We can also see that you have openmpi loaded (`module list` will show you openmpi), but it is known to cause some issues, so you probably want to unload openmpi and load mpich
This is a bit of red herring I think. If the ICHEC machine suggests using openmpi, then I think that is fine.
Though it is not directly related to the error you are having right now, petsc usually requires some additional parameters when configuring on clusters (--with-batch --known-mpi-shared-libraries=0) (https://www.mcs.anl.gov/petsc/documentation/installation.html ), which we don't see in your previous email.

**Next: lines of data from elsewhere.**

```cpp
static int wgrad_x3(const char* who, const void* const* dy, const void* const* x, int nseg, bool multi, float* dw, float* dbias,
                    void* workspace, int B, int C, int M, int L, int KW, int w_layout, int accumulate, hipStream_t s) {
  if (int rc = check_wgrad_args(who, dy, x, nseg, multi, dw, workspace, B, C, M, L, KW, w_layout, accumulate, false)) return rc;
  WgradX3Args a{};
  float* bpart;
  if (int rc = wgrad_plan("alvq_conv1d_wgrad_bf16x3", a, dy, x, nseg, workspace, B, C, M, L, KW, wgrad_x3_tile(KW), &bpart)) return rc;
  if (dbias) a.bias_partial = bpart;
  static const auto table = [] {
    KernelTable<void (*)(WgradX3Args), 2> t;
    for_values<1, 3>([&](auto kw) {
      constexpr int NCF = kw == 3 ? 2 : 4;
      t.put(kw == 3, conv1d_wgrad_bf16x3_kernel<kw, NCF>, wgrad_x3_lds<kw, NCF>());
    });
    return t;
  }();
  static DeviceOnce attr;
  if (attr.need()) table.raise_lds_limit();
  if (int rc = table.launch(KW == 3, dim3(a.mtiles * a.ctiles * a.splits), dim3(512), s, "alvq_conv1d_wgrad_bf16x3", a)) return rc;
  wgrad_reduce_launch((const float*)workspace, dw, a.splits, KW, M, C, w_layout, accumulate, s);
  if (dbias)
    hipLaunchKernelGGL(wgrad_bias_reduce_kernel, dim3((M + 255) / 256), dim3(256), 0, s, (const float*)bpart, dbias, a.splits,
                       a.Mp, M, accumulate, (const float*)nullptr);
  return check_launch("alvq_conv1d_wgrad_bf16x3/reduce");
}

extern "C" int alvq_conv1d_wgrad_bf16x3(const void* dy, const void* x, float* dw, float* dbias, void* workspace, int B, int C,
                                        int M, int L, int KW, int w_layout, int accumulate, void* stream) {
  return wgrad_x3("alvq_conv1d_wgrad_bf16x3", &dy, &x, 1, false, dw, dbias, workspace, B, C, M, L, KW, w_layout, accumulate,
                  (hipStream_t)stream);
}

extern "C" int alvq_conv1d_wgrad_bf16x3_multi(const void* const* dy, const void* const* x, int nseg, float* dw, void* workspace,
                                              int B, int C, int M, int L, int KW, int w_layout, int accumulate, void* stream) {
  return wgrad_x3("alvq_conv1d_wgrad_bf16x3_multi", dy, x, nseg, true, dw, nullptr, workspace, B, C, M, L, KW, w_layout, accumulate,
                  (hipStream_t)stream);
}
```

### acoustic_locating_vq-vae_amd/csrc/conv_tile.h

```cpp
#pragma once
#include "alvq_common.h"
#include "bf16_common.h"

namespace alvq {

struct ConvTileOrigin {
  int m0, r0;
};
template <int MT, int RT>
__device__ __forceinline__ ConvTileOrigin conv_tile_origin(const ConvBArgs& a) {
  const int tile = xcd_remap(blockIdx.x, a.mtiles * a.rtiles);
  return {(tile % a.mtiles) * MT, (tile / a.mtiles) * RT};
}

enum SlabKey { SLAB_KEY_ROWS, SLAB_KEY_TAPS };
template <SlabKey KEY = SLAB_KEY_ROWS>
__device__ __forceinline__ int slab64_key(int quad) {
  return KEY == SLAB_KEY_TAPS ? (quad & 1) * 2 : (quad == 0 ? 0 : 4 - quad);
}

struct Slab64Lane {
  int row, grp;
};
template <SlabKey KEY = SLAB_KEY_ROWS>
__device__ __forceinline__ Slab64Lane slab64_lane(int lane) {
  const int key = slab64_key<KEY>((lane >> 4) & 3);
  return {lane >> 2, (lane & 3) ^ key};
}
template <SlabKey KEY = SLAB_KEY_ROWS>
__device__ __forceinline__ unsigned slab64_lane_off(int lane, int Cp) {
  const Slab64Lane s = slab64_lane<KEY>(lane);
  return (unsigned)(s.row * Cp + s.grp * 8) * 2u;
}

template <SlabKey KEY = SLAB_KEY_ROWS>
__device__ __forceinline__ int slab64_frag16(int li, int kq, int t) {
  const int r = li + t;
  return r * 64 + ((kq ^ slab64_key<KEY>((r >> 2) & 3)) << 4);
}
__device__ __forceinline__ int slab64_frag32(int r32, int g, int t) {
  const int r = r32 + t, key = slab64_key((r >> 2) & 3);
  return r * 64 + ((g ^ key) << 4);
}

__device__ __forceinline__ void lds_dma16(const char* sbase, unsigned lds_dst, unsigned lane_off) {
  asm volatile("s_mov_b32 m0, %2\n\ts_nop 0\n\tglobal_load_lds_dwordx4 %0, %1" ::"v"(lane_off), "s"(sbase), "s"(lds_dst)
               : "memory");
}
__device__ __forceinline__ unsigned lds_addr(const unsigned char* lds) {
  return (unsigned)(unsigned long)((const __attribute__((address_space(3))) unsigned char*)lds);
}
struct LdsDmaBuiltin {
  static __device__ __forceinline__ void copy(const u16* base, long elem, unsigned char* lds, int stage, int off) {
    unsigned char* const dst = lds + stage;
    glds16(base + elem, dst + off);
  }
};
struct LdsDmaAsm {
  static __device__ __forceinline__ void copy(const u16* base, long elem, unsigned char* lds, int stage, int off) {
    const unsigned dst = lds_addr(lds) + stage + off;
    lds_dma16((const char*)base, dst, (unsigned)(elem * 2));
  }
};

constexpr int V2_M = 256, V2_R = 256, V2_K = 32;
constexpr int V2_HALF = V2_M * V2_K * 2;
constexpr int C_SLAB_STRIDE = V2_M + 4;
constexpr int C_SLAB_BYTES = 64 * C_SLAB_STRIDE * 4;

struct ConvRings {
  static constexpr int M = 256, R = 256, K = 32;
  static constexpr int SLAB = M * K * 2;
  static constexpr int WSTAGE = 2 * SLAB;
  static constexpr int XSLAB = 272 * 64;
  static constexpr int XSTAGE = 2 * XSLAB;
  static constexpr int XBASE = 2 * WSTAGE;
  static constexpr int LDS = XBASE + 2 * XSTAGE;
  static_assert(C_SLAB_BYTES <= LDS, "C slab must fit");
};

template <int KW, int MT, int RT, bool PIECEWISE>
struct ConvRingStager {
  typedef ConvRings G;
  const int &wave, &srow;
  const unsigned& lane_off;
  const long &tap_w, &row16, &wpl, &xpl;
  const char *const &wb, *const &xb;
  __device__ __forceinline__ ConvRingStager(const int& wave_, const int& srow_, const unsigned& lane_off_, const long& tap_w_,
                                            const long& row16_, const long& wpl_, const long& xpl_, const char* const& wb_,
                                            const char* const& xb_)
      : wave(wave_), srow(srow_), lane_off(lane_off_), tap_w(tap_w_), row16(row16_), wpl(wpl_), xpl(xpl_), wb(wb_), xb(xb_) {}
  __device__ __forceinline__ void pieceW(unsigned char* lds, int t, int k) const { pieceW_<true>(lds, t, k); }
  __device__ __forceinline__ void pieceX(unsigned char* lds, int chunk, int plane, int k) const { pieceX_<true>(lds, chunk, plane, k); }
  __device__ __forceinline__ void issueW(unsigned char* lds, int t) const {
    if constexpr (!PIECEWISE)
      if (wave * 32 >= MT) return;
    pieceW_<PIECEWISE>(lds, t, 0);
    pieceW_<PIECEWISE>(lds, t, 1);
    pieceW_<PIECEWISE>(lds, t, 2);
    pieceW_<PIECEWISE>(lds, t, 3);
  }
  __device__ __forceinline__ void issueX(unsigned char* lds, int chunk, int plane) const {
    if constexpr (!PIECEWISE)
      if (wave * 32 >= RT) return;
    pieceX_<PIECEWISE>(lds, chunk, plane, 0);
    pieceX_<PIECEWISE>(lds, chunk, plane, 1);
    pieceX_<PIECEWISE>(lds, chunk, plane, 2);
  }
  __device__ __forceinline__ void prologue(unsigned char* lds, int n, int nch) const {
    issueX(lds, 0, 0);
    issueX(lds, 0, 1);
    issueW(lds, 0);
    if (n > 1) issueW(lds, 1);
    if (KW == 1 && nch > 1) {
      issueX(lds, 1, 0);
      issueX(lds, 1, 1);
    }
    asm volatile("s_waitcnt vmcnt(0)" ::: "memory");
    __builtin_amdgcn_s_barrier();
  }
 private:
  template <bool GUARDED>
  __device__ __forceinline__ void pieceW_(unsigned char* lds, int t, int k) const {
    if constexpr (GUARDED)
      if (wave * 32 >= MT) return;
    const int chunk = t / KW, tap = t - chunk * KW;
    const unsigned dst = lds_addr(lds) + (t & 1) * G::WSTAGE + wave * 2048 + (k >> 1) * G::SLAB + (k & 1) * 1024;
    lds_dma16(wb + tap * tap_w + chunk * (G::K * 2) + (k >> 1) * wpl + (k & 1) * row16, dst, lane_off);
  }
  template <bool GUARDED>
  __device__ __forceinline__ void pieceX_(unsigned char* lds, int chunk, int plane, int k) const {
    const unsigned dst = lds_addr(lds) + G::XBASE + (chunk & 1) * G::XSTAGE + plane * G::XSLAB + wave * 2048;
    const char* xs = xb + plane * xpl + chunk * (G::K * 2);
    if constexpr (GUARDED)
      if (wave * 32 >= RT) return;
    if (k < 2) lds_dma16(xs + k * row16, dst + k * 1024, lane_off);
    else if (KW == 3 && wave == RT / 32 - 1 && srow < 2) lds_dma16(xs + 2 * row16, dst + 2048, lane_off);
  }
};

template <bool SCALED, int MT, int RT, class Write>
__device__ __forceinline__ void conv_store_ncl(const ConvBArgs& a, unsigned char* lds, int m0, int r0, int tid,
                                               const float* out_scale, Write write) {
  float oscale = 1.f;
  if constexpr (SCALED) oscale = out_scale ? *out_scale : 1.f;
  float* Cs = (float*)lds;
  for (int slab = 0; slab < RT / 64; ++slab) {
    write(Cs, slab);
    __syncthreads();
    const int Lp1 = a.L + 1, ndata = a.B * Lp1;
    const int rl = tid & 63, row = r0 + slab * 64 + rl;
    int b, l;
    if (row_valid(row, Lp1, ndata, &b, &l)) {
      for (int ml = tid >> 6; ml < MT; ml += 8) {
        const int m = m0 + ml;
        if (m >= a.M) break;
        const float v = Cs[rl * C_SLAB_STRIDE + ml] + (a.bias ? a.bias[m] : 0.f);
        a.y_ncl[((long)b * a.M + m) * a.L + l] = SCALED ? v * oscale : v;
      }
    }
    __syncthreads();
  }
}

template <int CSTRIDE, int NMI, int NNI>
__device__ __forceinline__ void store_frags16(float* Cs, const f32x4 (&acc)[NMI][NNI], int li, int kq, int wm0, int rl0) {
#pragma unroll
  for (int mi = 0; mi < NMI; ++mi)
#pragma unroll
    for (int ni = 0; ni < NNI; ++ni) {
      const int rl = rl0 + ni * 16 + li, ml = wm0 + mi * 16 + kq * 4;
      *(f32x4*)(Cs + rl * CSTRIDE + ml) = acc[mi][ni];
    }
}

struct FragSet {
  bf16x8_t a[8];
  bf16x8_t b[4];
};
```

This is dependent on whether or not the compilation nodes can execute MPI programs, which the ICHEC machine seemingly allows. Cheers, Lawrence
Hi Niall, On Wed, 21 Aug 2019 at 15:04, Madden, Niall <niall.madden@nuigalway.ie> wrote:
Hi all, I've returned to this task, and tried to follow David's suggestion of building on a clean conda environment. This time, I used the intel compiler (mpiicc).
Trying to follow the steps in the install script, we cloned firedrake, ufl, fiat, PyOP2, COFFEE, loopy, petsc, supermesh, spatialindex, etc.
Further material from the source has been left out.